Given the high prevalence of AD and related behavioural symptoms, as well as the big impact on the healthcare system costs and caregiver burden, the objective of this review is to analyse in a comprehensive manner the determinant factors of survival and faster cognitive decline in AD, with especial focus on neuropsychiatric symptoms, and the influence of antipsychotics and antidepressants on these outcomes.

Methods/Literature Search

The main questions to be answered were: a) Does the presence of neuropsychiatric symptoms predict higher mortality and/or faster cognitive decline in AD?; b) Is the use of neuroleptics associate with shorter survival/faster cognitive decline in AD patients? c) Are there other predictors of mortality and poorer outcomes in AD?

For analysing data sources, we have followed the PRISMA guidelines.
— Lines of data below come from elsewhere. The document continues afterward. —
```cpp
inline void seq_layout_fill(mfx_seq *s, const uint64_t *lens, uint32_t ncontigs) {
  s->ncontigs = ncontigs;
  s->off.resize(ncontigs);
  s->len.assign(lens, lens + ncontigs);
  s->tile_start.resize((size_t)ncontigs + 1);
  uint64_t o = 0, t = 0;
  for (uint32_t c = 0; c < ncontigs; ++c) {
    s->off[c] = o;
    s->tile_start[c] = t;
    t += (lens[c] + MFX_TILE - 1) / MFX_TILE;
    s->total_bases += lens[c];
    o = (o + lens[c] + 1 + MFX_ALIGN - 1) / MFX_ALIGN * MFX_ALIGN;
  }
  s->tile_start[ncontigs] = t;
  s->ntiles = t;
  s->buf_bytes = o + MFX_TILE + 2 * MFX_ALIGN;
}

struct Piece { uint32_t contig; uint64_t pos, n; };

inline void chunk_pieces(const mfx_seq *s, uint64_t t0, uint64_t t1, std::vector<Piece> &out) {
  out.clear();
  uint32_t c = (uint32_t)(std::upper_bound(s->tile_start.begin(), s->tile_start.end(), t0) - s->tile_start.begin()) - 1;
  for (; c < s->ncontigs && s->tile_start[c] < t1; ++c) {
    const uint64_t cb = std::max(t0, s->tile_start[c]), ce = std::min(t1, s->tile_start[c + 1]);
    if (ce <= cb) continue;
    const uint64_t p0 = (cb - s->tile_start[c]) * MFX_TILE;
    const uint64_t p1 = std::min<uint64_t>(s->len[c], (ce - s->tile_start[c]) * MFX_TILE + MFX_ALIGN);
    if (p1 > p0) out.push_back({c, p0, p1 - p0});
  }
}

inline std::vector<uint64_t> stream_cuts(uint64_t T, uint64_t CH0, uint64_t CH) {
  std::vector<uint64_t> cuts, tail;
  uint64_t back = 0;
  for (uint64_t sz = 2 * CH0; sz < CH && back + sz + CH <= T / 2; sz *= 2) { tail.push_back(sz); back += sz; }
  const uint64_t front_end = T - back;
  uint64_t t0 = 0;
  for (uint64_t sz = CH0; t0 < front_end; sz = std::min(CH, sz * 2)) {
    uint64_t t1 = std::min(front_end, t0 + sz);
    if (front_end - t1 < sz / 2) t1 = front_end;
    cuts.push_back(t1);
    t0 = t1;
  }
  for (size_t i = tail.size(); i-- > 0;) { t0 += tail[i]; cuts.push_back(t0); }
  return cuts;
}
inline std::vector<uint64_t> upload_cuts(uint64_t T, uint64_t CH) {
  std::vector<uint64_t> cuts;
  for (uint64_t t0 = 0; t0 < T; t0 += CH) cuts.push_back(std::min(T, t0 + CH));
  return cuts;
}

struct StreamChunk { std::vector<Piece> pieces; uint64_t lo = 0, hi = 0, t0 = 0, t1 = 0; };

// ... 55 lines not shown
```

Baseline: 158.2 billion.

## Record per-position slot hints at index build and use them in hist lookups

While the seq-only compact k=21 index is being counted, a 4-bit hint per sequence position is stored in a device plane. The hint records whether the k-mer landed in its first probe line and which slot pair it occupies. The hist kernel then reads these hints to jump straight to the recorded bucket and to skip the 'room' early-exit on hinted positions, with the aim of cutting extra slot scans and second-bucket probes. This costs an extra device plane of half a byte per base plus one byte load per k-mer. Correctness relies on the sequence layout hash matching between build and evaluation.

```diff
diff --git a/include/merfin_amd.h b/include/merfin_amd.h
--- a/include/merfin_amd.h
+++ b/include/merfin_amd.h
@@ -226,6 +226,8 @@
 int       mfx_eval_debug_worklist(mfx_eval *ev, int mode, uint32_t segcap);
 int       mfx_eval_debug_worklist_read(mfx_eval *ev, int slot, uint32_t *segs, uint32_t *segcap, uint64_t *counts, uint64_t counts_cap,
                                        void *entries, uint64_t entries_cap, uint64_t *n_entries);
+
+int       mfx_index_debug_hints(mfx_index *ix, int op, uint8_t *buf, uint64_t buf_bytes, uint64_t *bytes);
 
 int mfx_debug_traverse_host(const void *clusters, uint64_t ncl, const void *variants, uint64_t nvar, const void *alleles, uint64_t nal,
                             const char *win_text, uint64_t win_bytes, const char *al_text, uint64_t al_bytes, uint64_t text_end,
diff --git a/merfin_amd/binding.py b/merfin_amd/binding.py
--- a/merfin_amd/binding.py
+++ b/merfin_amd/binding.py
@@ -79,7 +79,7 @@
     "mfx_seq_upload", "mfx_seq_from_device", "mfx_seq_free", "mfx_seq_num_contigs", "mfx_seq_num_bases",
     "mfx_seq_num_tiles", "mfx_seq_is_packed",
     "mfx_diag_gather_rate",
-    "mfx_eval_create", "mfx_eval_free", "mfx_eval_nbins", "mfx_eval_debug_enable", "mfx_eval_debug_counters", "mfx_eval_debug_worklist", "mfx_eval_debug_worklist_read", "mfx_getK", "mfx_getKmetric", "mfx_histoQV",
+    "mfx_eval_create", "mfx_eval_free", "mfx_eval_nbins", "mfx_eval_debug_enable", "mfx_eval_debug_counters", "mfx_eval_debug_worklist", "mfx_eval_debug_worklist_read", "mfx_index_debug_hints", "mfx_getK", "mfx_getKmetric", "mfx_histoQV",
     "mfx_hist_run", "mfx_hist_result_free", "mfx_hist_launch", "mfx_hist_launch_cyclic", "mfx_hist_result_from_counts",
     "mfx_hist_take_overflow", "mfx_hist_report", "mfx_diag_stream_rates",
     "mfx_pack_bases", "mfx_host_threads_share", "mfx_dump_values", "mfx_dump_contig", "mfx_dump_values_sharded", "mfx_dump_contig_sharded", "mfx_variants_run_sharded", "mfx_vcf_load", "mfx_vcf_free", "mfx_variants_run_vcf", "mfx_vcf_prepare", "mfx_vcf_path_bound", "mfx_index_claim_paths", "mfx_vcf_prepare_path_index", "mfx_completeness", "mfx_completeness_pieces", "mfx_variants_run",
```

We have searched in PubMed and Cochrane Library articles focused in predictors of mortality/survival, faster cognitive decline in AD: co-morbidities, vascular risk factors, gender, extrapyramidal symptoms, neuropsychiatric symptoms, use of psychotropic drugs, and genetic factors, published from January 1985 to April 2018. We gave preference to the studies with the highest level of evidence for prognosis in the following order: prospective cohorts, retrospective cohorts, meta-analysis from clinical trials using neuroleptics or antidepressants, case-control studies, and previous systematic reviews. We used the levels of clinical evidence for prognosis studies of the North America Spine Society, 2005.
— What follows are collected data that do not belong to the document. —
+        const uint8_t c2 = rows && i >= 1 ? s2[i - 1] : 0;
+#pragma unroll
+        for (int m = 0; m < kTbLd; ++m) {
+            const int x = lane + 64 * m;
+            if (!rows || x >= W) continue;
+            const int64_t j = dj + r + x;
+            const bool in = i >= 1 && j >= 1 && j <= n1;
+            const int32_t t = cur[x], td = abv[x], tu = abv[x + 1], tl = cur[x - 1];
+            const int32_t sc = s1c[r + x] == c2 ? match : mismatch;
+            const uint8_t mv = t == td + sc ? kCDiag : t == tu + gap ? kCUp : t == tl + gap ? kCLeft : kCBad;
+            uint8_t c;
+            if (KIND == kTbLocal) {
+                c = in && t > 0 ? mv : kCStop;
+            } else if (KIND == kTbBlock) {
+                c = in ? mv
+                       : i == 0 && j >= 0 && j <= n1 ? kCStop
+                       : j == 0 && i > 0 ? kCUp
+                                         : kCBad;
+            } else {
+                c = in ? mv
+                       : i == 0 && j == 0 ? kCStop
+                       : i == 0 && j > 0 && j <= n1 ? kCLeft
+                       : j == 0 && i > 0 ? kCUp
+                                         : kCBad;
+            }
+            cd[r * W + x] = c;
+        }
+        __syncthreads();
+    }
+    uint32_t *gcd = (uint32_t *)(codes + (int64_t)k * ncell);
+    for (int e = threadIdx.x; e < ncell / 4; e += kTbThreads) gcd[e] = cdw[e];
     for (int x = threadIdx.x; x < W; x += kTbThreads) exits[(int64_t)k * W + x] = tb_walk(cd, W, x, [](uint32_t) {});
 }
 
-__global__ __launch_bounds__(1024) void nw_tb_chain(const uint32_t *__restrict__ exits, int32_t nwin, int32_t B,
-                                                    int32_t aim, int64_t is, int64_t js, int64_t row0,
-                                                    int64_t ops_cap, int64_t *__restrict__ wentry,
-                                                    int64_t *__restrict__ ctl) {
+__global__ __launch_bounds__(1024) void nw_tb_chain(const uint32_t *__restrict__ exits, int32_t B, int32_t aim,
+                                                    int64_t row0, int32_t maxwin, int64_t ops_cap,
+                                                    int64_t *__restrict__ wentry, int64_t *__restrict__ ctl) {
     __shared__ uint32_t ex[kChain * kTbWMax];
-    __shared__ int64_t st[3];
+    __shared__ int64_t st[6];
     const int W = 2 * B + 1;
     const int tid = threadIdx.x;
     if (tid == 0) {
         st[0] = B;
         st[1] = ctl[0];
         st[2] = 0;
+        st[3] = tb_running(ctl[1]);
+        st[4] = ctl[2];
+        st[5] = ctl[3];
+        if (!st[3]) ctl[4] = 0;
+    }
+    __syncthreads();
+    if (!st[3]) return;
+    const int64_t is = st[4], js = st[5];
+    const int32_t nwin = tb_nwin(is, js, B, aim, row0, maxwin);
+    if (tid == 0) {
+        ctl[5] += 1;
+        ctl[6] += nwin;
     }
     for (int k0 = 0; k0 < nwin; k0 += kChain) {
         const int nk = min(kChain, nwin - k0);
@@ -233,9 +342,13 @@
                     if (x >= 0 && x < W) continue;
                 }
                 const int64_t i0 = is - (int64_t)(k + 1) * kTbR + 1, dj = js - is + i0 - B - ck;
-                ctl[1] = off > ops_cap ? 4 : (int64_t)kind;
-                ctl[2] = kind == kXCont ? i0 - 1 : i0 + r;
-                ctl[3] = kind == kXCont ? dj - 1 + xx : dj + r + xx;
+                const int64_t ni = kind == kXCont ? i0 - 1 : i0 + r;
+                const int64_t nj = kind == kXCont ? dj - 1 + xx : dj + r + xx;
+                ctl[1] = off > ops_cap                                ? 4
+                         : tb_running(kind) && (ni <= 0 || nj <= 0) ? (int64_t)kXStop
+                                                                    : (int64_t)kind;
+                ctl[2] = ni;
+                ctl[3] = nj;
                 ctl[4] = k + 1;
                 ctl[0] = off;
                 st[2] = 1;
@@ -276,11 +389,12 @@
     return 64 + (size_t)maxwin * (16 + 4 * W + kTbR * W);
 }
 
-static int32_t tb_steep_cap(int64_t is, int64_t js, int32_t B, int64_t row0) {
-    const int64_t gi = is + row0;
-    const int64_t num = js - gi, mag = num < 0 ? -num : num, lim = B / 2;
-    const int64_t drift = (kTbR * mag - lim * gi) / gi;
-    return drift <= 0 ? INT32_MAX : (int32_t)std::min<int64_t>(B / drift + 2, INT32_MAX);
+constexpr int kTbBatch = 6;
+constexpr int kTbBatchMax = 64;
+static int tb_env(const char *name, int dflt) {
+    const char *e = std::getenv(name);
+    const int v = e && *e ? std::atoi(e) : 0;
+    return v >= 1 ? v : dflt;
 }
 
 template <int KIND>
@@ -296,42 +410,42 @@
     int64_t *wentry = ctl + 8;
     uint32_t *exits = (uint32_t *)(wentry + 2 * (size_t)maxwin);
     uint8_t *codes = (uint8_t *)(exits + (size_t)maxwin * W);
-    hipError_t e = hipMemsetAsync(ctl, 0, 64, s);
-    if (e != hipSuccess) return (int)e;
-    int64_t ci = end_i, cj = end_j, h[8] = {0, 0, 0, 0, 0, 0, 0, 0};
-    for (;;) {
-        if (ci <= 0 || cj <= 0) {
-            info[1] = ci;
-            info[2] = cj;
-            break;
-        }
-        int32_t nwin = (int32_t)std::min<int64_t>((ci + kTbR) / kTbR, maxwin);
-        if (aim) nwin = std::min(nwin, tb_steep_cap(ci, cj, band, row0));
-        hipLaunchKernelGGL(nw_tb_windows<KIND>, dim3((unsigned)nwin), dim3(kTbThreads), 0, s, table, pitch, n1, s1,
-                           s2, match, mismatch, gap, ci, cj, band, aim, row0, codes, exits);
-        hipLaunchKernelGGL(nw_tb_chain, dim3(1), dim3(1024), 0, s, exits, nwin, band, aim, ci, cj, row0, ops_cap,
-                           wentry, ctl);
-        hipLaunchKernelGGL(nw_tb_emit, dim3((unsigned)nwin), dim3(256), 0, s, codes, band, wentry, ctl, ops);
+    hipError_t e;
+    hipLaunchKernelGGL(nw_tb_begin, dim3(1), dim3(64), 0, s, table, pitch, end_i, end_j, ctl);
+    const int64_t max_rounds = end_i + end_j + 2;
+    int batch = tb_env("NW_TB_BATCH", kTbBatch);
+    const int batch_max = std::max(batch, tb_env("NW_TB_BATCH_MAX", kTbBatchMax));
+    int64_t h[8] = {0, end_i <= 0 || end_j <= 0 ? (int64_t)kXStop : (int64_t)kXCont, end_i, end_j, 0, 0, 0, 0};
+    bool fetched = false;
+    while (tb_running(h[1])) {
+        if (h[5] >= max_rounds) return (int)hipErrorUnknown;
+        const unsigned grid = (unsigned)tb_nwin(h[2], h[3], band, 0, row0, maxwin);
+        for (int q = 0; q < batch; ++q) {
+            hipLaunchKernelGGL(nw_tb_windows<KIND>, dim3(grid), dim3(kTbThreads), 0, s, table, pitch, n1, s1, s2,
+                               match, mismatch, gap, band, aim, row0, maxwin, ctl, codes, exits);
+            hipLaunchKernelGGL(nw_tb_chain, dim3(1), dim3(1024), 0, s, exits, band, aim, row0, maxwin, ops_cap,
+                               wentry, ctl);
+            hipLaunchKernelGGL(nw_tb_emit, dim3(grid), dim3(256), 0, s, codes, band, wentry, ctl, ops);
+        }
         if ((e = hipGetLastError()) != hipSuccess) return (int)e;
         if ((e = hipMemcpyAsync(h, ctl, sizeof h, hipMemcpyDeviceToHost, s)) != hipSuccess) return (int)e;
         if ((e = hipStreamSynchronize(s)) != hipSuccess) return (int)e;
-        info[4] += 1;
-        info[5] += nwin;
-        info[0] = h[0];
-        if (h[1] == kXStop) {
-            info[1] = h[2];
-            info[2] = h[3];
-            break;
-        }
-        if (h[1] == kXBad || h[1] == 4) {
-            info[3] = h[1] == 4 ? 1 : 2;
-            info[1] = h[2];
-            info[2] = h[3];
-            break;
-        }
-        ci = h[2];
-        cj = h[3];
-    }
+        fetched = true;
+        batch = std::min(2 * batch, batch_max);
+    }
+    if (!fetched) {
+        if ((e = hipGetLastError()) != hipSuccess) return (int)e;
+        if ((e = hipMemcpyAsync(h, ctl, sizeof h, hipMemcpyDeviceToHost, s)) != hipSuccess) return (int)e;
+        if ((e = hipStreamSynchronize(s)) != hipSuccess) return (int)e;
+    }
+    info[0] = h[0];
+    info[1] = h[2];
+    info[2] = h[3];
+    info[4] = h[5];
+    info[5] = h[6];
+    info[7] = h[7];
+    if (h[1] == kXBad || h[1] == 4) info[3] = h[1] == 4 ? 1 : 2;
+    else if (h[1] != kXStop) return (int)hipErrorUnknown;
     if ((KIND == kTbGlobal || (KIND == kTbBlock && info[1] > 0)) && info[3] == 0 && (info[1] > 0 || info[2] > 0)) {
         const int64_t tail = info[1] > 0 ? info[1] : info[2];
         if (info[1] < 0 || info[2] < 0 || (info[1] > 0 && info[2] > 0)) {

Initially we identified 426 articles dealing with mortality/survival, faster cognitive decline, and neuroleptics related mortality. After reading the abstracts we selected 121 articles pertinent to this review, and finally 84 of them offered relevant information, and were used for the systematic review (Figure 1).

neuropsychiatry-Flow-chart

Figure 1: Flow chart of the data source handling according to PRISMA guidelines.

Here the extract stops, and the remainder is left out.